The new supplementary concession agreement will also enable ERL, which operates the KLIA Transit and KLIA Ekspres rail services from KL Sentral to KLIA, to implement a “market-driven” fare structure.
“Market-driven fare will free the government from the financial obligations of having to compensate ERL,” transport minister Loke Siew Fook said during a press conference here.
In a statement, ERL said the government would stop paying it fees or charges from the collection of passenger service charges (PSC) starting from 2029.
Apart from fare charges, ERL currently receives a percentage of the PSC charged for outbound international (RM5) and domestic passengers (RM1).

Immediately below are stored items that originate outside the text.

@@ -325,7 +326,12 @@
     const uint32_t jlane_off = (uint32_t)(jj * 4 + ii) * 4u;
     float4* const sg = s_g[HALF ? wave : 0];
     constexpr bool prune = DUAL == 2;
-    uint32_t kept = 0;
+    uint32_t kept = 0, kept_lj = 0;
+    unsigned long long wells_i = 0ull;
+    if (LJB && prune) {
+#pragma unroll
+        for (int ci = 0; ci < 8; ++ci) wells_i |= (__ballot(epi[ci] != 0.f) & 0xFFull) << (8 * ci);
+    }
 #ifdef NB_HALF_STATS
     uint32_t dbg_jh = 0, dbg_ih = 0, dbg_q = 0, dbg_pairs = 0;
 #endif
@@ -370,9 +376,12 @@
         for (int e = 0; e < 8; ++e) {
             const float4 pj = sx[e * 8 + jj];
             const float2 lj = UNI ? make_float2(0.f, sl[e * 8 + jj].x) : *reinterpret_cast<const float2*>(&sl[e * 8 + jj]);
-            const uint32_t im = (__builtin_amdgcn_readlane(cur_y, e * 8) >> 8) & 0xFFu;
+            const uint32_t ye = __builtin_amdgcn_readlane(cur_y, e * 8);
+            const uint32_t im = (ye >> 8) & 0xFFu;
             if (im == 0) continue;
             uint32_t newm = 0;
+            const unsigned long long well_j = (LJB && prune) ? __ballot(lj.y != 0.f) : 0ull;
+            if (LJB && prune) asm volatile("" : "+s"(wells_i));
             const int x8 = MASKED_CHUNK ? (int)(~(uint32_t)reinterpret_cast<const uint8_t*>(&s_mask[wave][lane])[e]) : 0;
             float g[3] = {-0.f, -0.f, -0.f};
             float wj = 0.f;
@@ -387,7 +396,12 @@
                     if constexpr (ASM_PAIR)
                         pair_eval_asm<MASKED_CHUNK, prune>(xi[ci], yi[ci], zi[ci], qi[ci], sgi[ci], epi[ci], pj, lj, rc2_s, bias, fx[ci], fy[ci], fz[ci],
                                                            g[0], g[1], g[2], r2v);
-                    else
+                    else if (LJB && DUAL == 1 && !(ye & (0x10000u << ci))) {
+                        if constexpr (LJB && DUAL == 1)
+                            pair_eval<false, COUL, GEOM, SAMECUT, true, true, false, MASKED_CHUNK, UNI, true>(xi[ci], yi[ci], zi[ci], qi[ci], sgi[ci], epi[ci],
+                                                                             pj, lj, true, a.p, fx[ci], fy[ci], fz[ci], e1, e2, g, nullptr, nullptr, bias,
+                                                                             nullptr, nullptr, etab);
+                    } else
                     pair_eval<ENERGY, COUL, GEOM, SAMECUT, true, HALF, ALCH, MASKED_CHUNK, UNI>(xi[ci], yi[ci], zi[ci], qi[ci], sgi[ci], epi[ci],
                                                                              pj, lj, true, a.p, fx[ci], fy[ci],
                                                                              fz[ci], e1, e2, g, ENERGY ? &e3 : nullptr,
@@ -396,6 +410,7 @@
                     if (prune) {
                         const unsigned long long bb = __ballot(r2v < a.rin2);
                         if (bb != 0ull) newm |= 1u << ci;
+                        if (LJB && lj_pair_in_reach(bb, well_j, wells_i, ci)) newm |= 0x100u << ci;
 #ifdef NB_HALF_STATS
                         if (bb != 0ull) {
                             const unsigned long long ilo = 0x0F0F0F0F0F0F0F0Full;
@@ -414,7 +429,8 @@
                 }
             }
             if (prune) {
-                kept += __popc(newm);
+                kept += __popc(newm & 0xFFu);
+                if (LJB) kept_lj += __popc(newm >> 8);
                 if (jj == e) newy |= newm << 8;
             }
             if (HALF && NB_HALF_FLUSH) {
@@ -506,6 +522,10 @@
         }
         if (lane == 0 && kept) atomicAdd(a.inner_count + ((blk * BW + wave) & (MDX_EPART - 1)), (unsigned long long)kept);
         if (lane == 0 && blk == 0 && wave == 0) atomicAdd(a.inner_count + MDX_EPART, 1ull);
+        if (LJB && lane == 0 && kept) {
+            unsigned long long* const w = a.lj_count + ((blk * BW + wave) & (MDX_LJ_COUNT_WORDS - 1));
+            lj_count_add(w, a.lj_seq, kept); lj_count_add(w + MDX_LJ_COUNT_WORDS, a.lj_seq, kept_lj);
+        }
 #ifdef NB_HALF_STATS
         if (lane == 0) {
             atomicAdd(a.inner_count + MDX_EPART + 1, (unsigned long long)dbg_jh); atomicAdd(a.inner_count + MDX_EPART + 2, (unsigned long long)dbg_ih);
@@ -585,7 +605,8 @@
     nb_cluster_body<ENERGY, COUL, GEOM, SAMECUT, WPT, HALF, ALCH, DUAL, BW>(a, owned_prune, s_xyzq, s_lj, s_red, s_ownj, s_g, s_mask, etab);
 }
 
-template <bool ENERGY, int COUL, bool GEOM, bool SAMECUT, int WPT, bool HALF, bool ALCH = false, int DUAL = 0, bool FB = false, int SPLIT = 1, bool UNI = false>
+template <bool ENERGY, int COUL, bool GEOM, bool SAMECUT, int WPT, bool HALF, bool ALCH = false, int DUAL = 0, bool FB = false, int SPLIT = 1, bool UNI = false,
+          bool LJB = false>
 __global__ __launch_bounds__((SPLIT > 1 ? WPT / SPLIT : (WPT > NB_WAVES ? WPT : NB_WAVES)) * 64, ((HALF && NB_HALF_FLUSH) || ENERGY || (DUAL == 5 && NB_STEP_WAVES3)) ? 3 : 4) void nb_cluster_kernel(NbArgs a) {
     if (a.gate && *a.gate > a.thr_bits) {
         if ((DUAL == 5 || DUAL == 6) && a.st_disp_out && blockIdx.x == 0 && threadIdx.x == 0) atomicMax(a.st_disp_out, *a.gate);
@@ -595,6 +616,7 @@
     static_assert(DUAL != 6 || (WPT == 8 && !FB), "one launch per step: the eight-waves-per-tile class");
     constexpr bool STEP = DUAL == 5 || DUAL == 6;
     static_assert(!UNI || (!ENERGY && !GEOM && !ALCH && !STEP && !FB && SPLIT == 1 && DUAL <= 3), "the constant-sigma^2 bodies that exist (launch_cluster)");
+    static_assert(!LJB || (!ENERGY && !ALCH && WPT == 1 && HALF && !FB && SPLIT == 1 && DUAL >= 1 && DUAL <= 3), "the bodies with the Lennard-Jones bit that exist (launch_cluster)");
     static_assert(DUAL == 0 || (HALF && !ENERGY), "the dual list exists for the half-list force kernel");
     static_assert(!FB || DUAL != 0, "the bonded workgroups ride with the dual-list launches");
     constexpr int BW = SPLIT > 1 ? WPT / SPLIT : (WPT > NB_WAVES ? WPT : NB_WAVES);
@@ -633,12 +655,12 @@
             if (want_prune) nb_cluster_body_call<ENERGY, COUL, GEOM, SAMECUT, WPT, HALF, ALCH, 2, BW>(a, owned_prune, s_xyzq, s_lj, s_red, s_ownj, s_g, s_mask, etab);
             else nb_cluster_body_call<ENERGY, COUL, GEOM, SAMECUT, WPT, HALF, ALCH, 1, BW>(a, owned_prune, s_xyzq, s_lj, s_red, s_ownj, s_g, s_mask, etab);
 #else
-            if (want_prune) nb_cluster_body<ENERGY, COUL, GEOM, SAMECUT, WPT, HALF, ALCH, 2, BW, STEP, UNI>(a, owned_prune, s_xyzq, s_lj, s_red, s_ownj, s_g, s_mask, etab);
-            else nb_cluster_body<ENERGY, COUL, GEOM, SAMECUT, WPT, HALF, ALCH, 1, BW, STEP, UNI>(a, owned_prune, s_xyzq, s_lj, s_red, s_ownj, s_g, s_mask, etab);
+            if (want_prune) nb_cluster_body<ENERGY, COUL, GEOM, SAMECUT, WPT, HALF, ALCH, 2, BW, STEP, UNI, LJB>(a, owned_prune, s_xyzq, s_lj, s_red, s_ownj, s_g, s_mask, etab);
+            else nb_cluster_body<ENERGY, COUL, GEOM, SAMECUT, WPT, HALF, ALCH, 1, BW, STEP, UNI, LJB>(a, owned_prune, s_xyzq, s_lj, s_red, s_ownj, s_g, s_mask, etab);
 #endif
         } else {
             if (want_prune != (DUAL == 2)) return;
-            nb_cluster_body<ENERGY, COUL, GEOM, SAMECUT, WPT, HALF, ALCH, DUAL == 2 ? 2 : 1, BW, false, UNI>(a, owned_prune, s_xyzq, s_lj, s_red, s_ownj, s_g, s_mask, etab);
+            nb_cluster_body<ENERGY, COUL, GEOM, SAMECUT, WPT, HALF, ALCH, DUAL == 2 ? 2 : 1, BW, false, UNI, LJB>(a, owned_prune, s_xyzq, s_lj, s_red, s_ownj, s_g, s_mask, etab);
         }
 #ifdef NB_DRAIN_TRACE
         if (DUAL == 3 && a.drain) {
@@ -655,7 +677,20 @@
 }
 
 template <bool ENERGY, int COUL, bool G, bool S, int WPT, bool HALF, int DUAL>
-static bool launch_cluster(bool uni, dim3 g, dim3 b, uint32_t lds, hipStream_t st, const NbArgs& a) {
+static bool launch_cluster(bool uni, dim3 g, dim3 b, uint32_t lds, hipStream_t st, const NbArgs& a, bool ljb = false, bool* ljb_used = nullptr) {
+    if constexpr (!ENERGY && WPT == 1 && HALF && DUAL >= 1 && DUAL <= 3 && (S || COUL != CM_EWALD_TAB)) {
+        if (ljb) {
+            if (ljb_used) *ljb_used = true;
+            if constexpr (!G && COUL != CM_SOFT) {
+                if (uni) {
+                    hipLaunchKernelGGL((nb_cluster_kernel<false, COUL, false, S, 1, true, false, DUAL, false, 1, true, true>), g, b, lds, st, a);
+                    return true;
+                }
+            }
+            hipLaunchKernelGGL((nb_cluster_kernel<false, COUL, G, S, 1, true, false, DUAL, false, 1, false, true>), g, b, lds, st, a);
+            return false;
+        }
+    }
     if constexpr (!ENERGY && !G && COUL != CM_SOFT) {
         if (uni) {
             hipLaunchKernelGGL((nb_cluster_kernel<false, COUL, false, S, WPT, HALF, false, DUAL, false, 1, true>), g, b, lds, st, a);
@@ -670,7 +705,9 @@
 void launch_variant(mdx_handle* h, const NbArgs& a_in, bool geom, bool samecut) {
     NbArgs a = a_in;
     const bool uni = h->uni_lj && !h->alch_on && !geom && a.p.uni_c != 0.f;
-    bool uni_used = false;
+    bool uni_used = false, ljb_used = false;
+    const bool ljb = h->lj_bit_list && !h->alch_on && a.inner && a.lj_count != nullptr;
+    if (ljb) a.lj_seq = ++h->lj_seq;
     const int var = mdx_nb_variant(h);
     int wpt = 1;
     const bool half = var == 5;
@@ -757,7 +794,7 @@
         note(D, wpt == 8 || wpt == 2 || wpt == 1 ? wpt : 4, 1, 0);                                                     \
         if (wpt == 8) hipLaunchKernelGGL((nb_cluster_kernel<false, COUL, G, S, 8, true, false, D>), g, b, lds_pad, h->stream, a); \
         else if (wpt == 2) hipLaunchKernelGGL((nb_cluster_kernel<false, COUL, G, S, 2, true, false, D>), g, b, lds_pad, h->stream, a); \
-        else if (wpt == 1) uni_used = launch_cluster<false, COUL, G, S, 1, true, D>(uni, g, b, lds_pad, h->stream, a);                 \
+        else if (wpt == 1) uni_used = launch_cluster<false, COUL, G, S, 1, true, D>(uni, g, b, lds_pad, h->stream, a, ljb, &ljb_used); \
         else hipLaunchKernelGGL((nb_cluster_kernel<false, COUL, G, S, 4, true, false, D>), g, b, lds_pad, h->stream, a);               \
     } while (0)
 #define NB_LAUNCH(G, S)                                                                                    \
@@ -798,4 +835,5 @@
 #undef NB_STEP
     if (a.inner || (h->nb_step >= 0 && a.gate)) h->pair_body_step = uni_used ? 1u : 0u;
     h->pair_body_any = uni_used ? 1u : 0u;
+    if (a.inner) h->lj_bit_step = ljb_used ? 1u : 0u;
 }
diff --git a/molchanica_amd/csrc/mdx_pair_dev.h b/molchanica_amd/csrc/mdx_pair_dev.h
--- a/molchanica_amd/csrc/mdx_pair_dev.h
+++ b/molchanica_amd/csrc/mdx_pair_dev.h
@@ -72,6 +72,7 @@
     uint32_t* st_prune_out;
     uint32_t* st_viol;
     uint32_t tail_w, tail_head, tail_group;
+    uint32_t lj_seq; unsigned long long* lj_count;
 #ifdef NB_DRAIN_TRACE
     uint4* drain;
 #endif
@@ -84,7 +85,8 @@
 #define EWALD_TAB_CBITS 0x40800000u
 #define EWALD_TAB_MAX 1024u
 
-template <bool ENERGY, int COUL, bool GEOM, bool SAMECUT, bool BRANCHY, bool HALF = false, bool ALCH = false, bool NANMASK = false, bool UNI = false>
+template <bool ENERGY, int COUL, bool GEOM, bool SAMECUT, bool BRANCHY, bool HALF = false, bool ALCH = false, bool NANMASK = false, bool UNI = false,
+          bool NOLJ = false>
 __device__ __forceinline__ void pair_eval(float xi, float yi, float zi, float qi, float sgi, float epi,
                                           const float4 pj, const float2 lj, bool allowed, const NbParams& p,
                                           float& fx, float& fy, float& fz, float& elj, float& ecoul,
@@ -93,6 +95,7 @@
                                           const float4* __restrict__ etab = nullptr) {
     static_assert(!NANMASK || BRANCHY, "the NaN-coded exclusion needs the early-out");
     static_assert(!UNI || (!ENERGY && !GEOM && !ALCH), "the constant-sigma^2 body: force-only, Lorentz-Berthelot, no alchemical window");
+    static_assert(!NOLJ || (!ENERGY && !ALCH), "the Coulomb-only body: force-only, no alchemical window");
     const float dx = xi - pj.x, dy = yi - pj.y, dz = zi - pj.z;
     const float r2 = NANMASK ? __builtin_fmaf(dz, dz, __builtin_fmaf(dx, dx, __builtin_fmaf(dy, dy, r2bias)))
                              : dx * dx + dy * dy + dz * dz;
@@ -101,8 +104,8 @@
     const bool in_lj = (r2 < p.rc2_lj) && allowed;
     const bool in_c = SAMECUT ? in_lj : ((r2 < p.rc2_coul) && allowed);
     if (BRANCHY && !(in_lj || in_c)) return;
-    const float sig = UNI ? 0.f : (GEOM ? sgi * lj.x : sgi + lj.x);
-    const float eps_s = epi * lj.y;
+    const float sig = (UNI || NOLJ) ? 0.f : (GEOM ? sgi * lj.x : sgi + lj.x);
+    const float eps_s = NOLJ ? 0.f : epi * lj.y;
     const float eps = ALCH ? fabsf(eps_s) : eps_s;
     const bool cross = ALCH && __float_as_int(eps_s) < 0;
     const float ascale = cross ? p.alch_scale : 1.0f;
@@ -149,7 +152,8 @@
         fc_r2 = qq * (erfc_ar * rinv + 1.1283791671f * p.alpha * ex);
     }
     float fs;
-    if (SAMECUT) fs = (BRANCHY || in_lj) ? (flj_r2 + fc_r2) * rinv2 : 0.0f;
+    if (NOLJ) fs = (SAMECUT ? (BRANCHY || in_lj) : in_c) ? fc_r2 * rinv2 : 0.0f;
+    else if (SAMECUT) fs = (BRANCHY || in_lj) ? (flj_r2 + fc_r2) * rinv2 : 0.0f;
     else fs = (in_lj || in_c) ? ((in_lj ? flj_r2 : 0.0f) + (in_c ? fc_r2 : 0.0f)) * rinv2 : 0.0f;
     const float fsc = fs;
     if (ALCH) {
diff --git a/molchanica_amd/md_state.py b/molchanica_amd/md_state.py
--- a/molchanica_amd/md_state.py
+++ b/molchanica_amd/md_state.py
@@ -68,6 +68,7 @@
     lib.mdx_get_skin.argtypes = [H, _fp, C.POINTER(C.c_int)]
     lib.mdx_pair_launch_info.argtypes = [H, _u32p]
     lib.mdx_pair_body_info.argtypes = [H, _u32p]
+    lib.mdx_pair_lj_info.argtypes = [H, C.POINTER(C.c_uint64)]
     lib.mdx_minimize_energy.argtypes = [H, C.c_uint32, _fp, C.c_float, C.POINTER(CEnergies), _u32p]
     lib.mdx_initialize_velocities.argtypes = [H, C.c_float, C.c_int, C.c_uint64]
     lib.mdx_set_thermostat.argtypes = [H, C.c_int, C.c_float, C.c_float, C.c_uint32, C.c_uint64]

PSC collected from passengers at Kuala Lumpur International Airport terminals 1 and 2 are shared between MAHB and the government based on a formula. ERL gets a share of the portion the government receives.
In 2016, the government set the ceiling price at RM64. ERL has kept its fares at RM55 per trip since then.
“Under the new agreement, the government is also entitled to a 30% share of ERL’s profit, should a threshold be met,” Loke said.
The specified threshold is a 10% stakeholder internal rate of return (IRR) for the ERL.
IRR is a financial metric used to assess the profitability of an investment.
“We hope this new consensus will motivate ERL to continue its top service,” Loke said.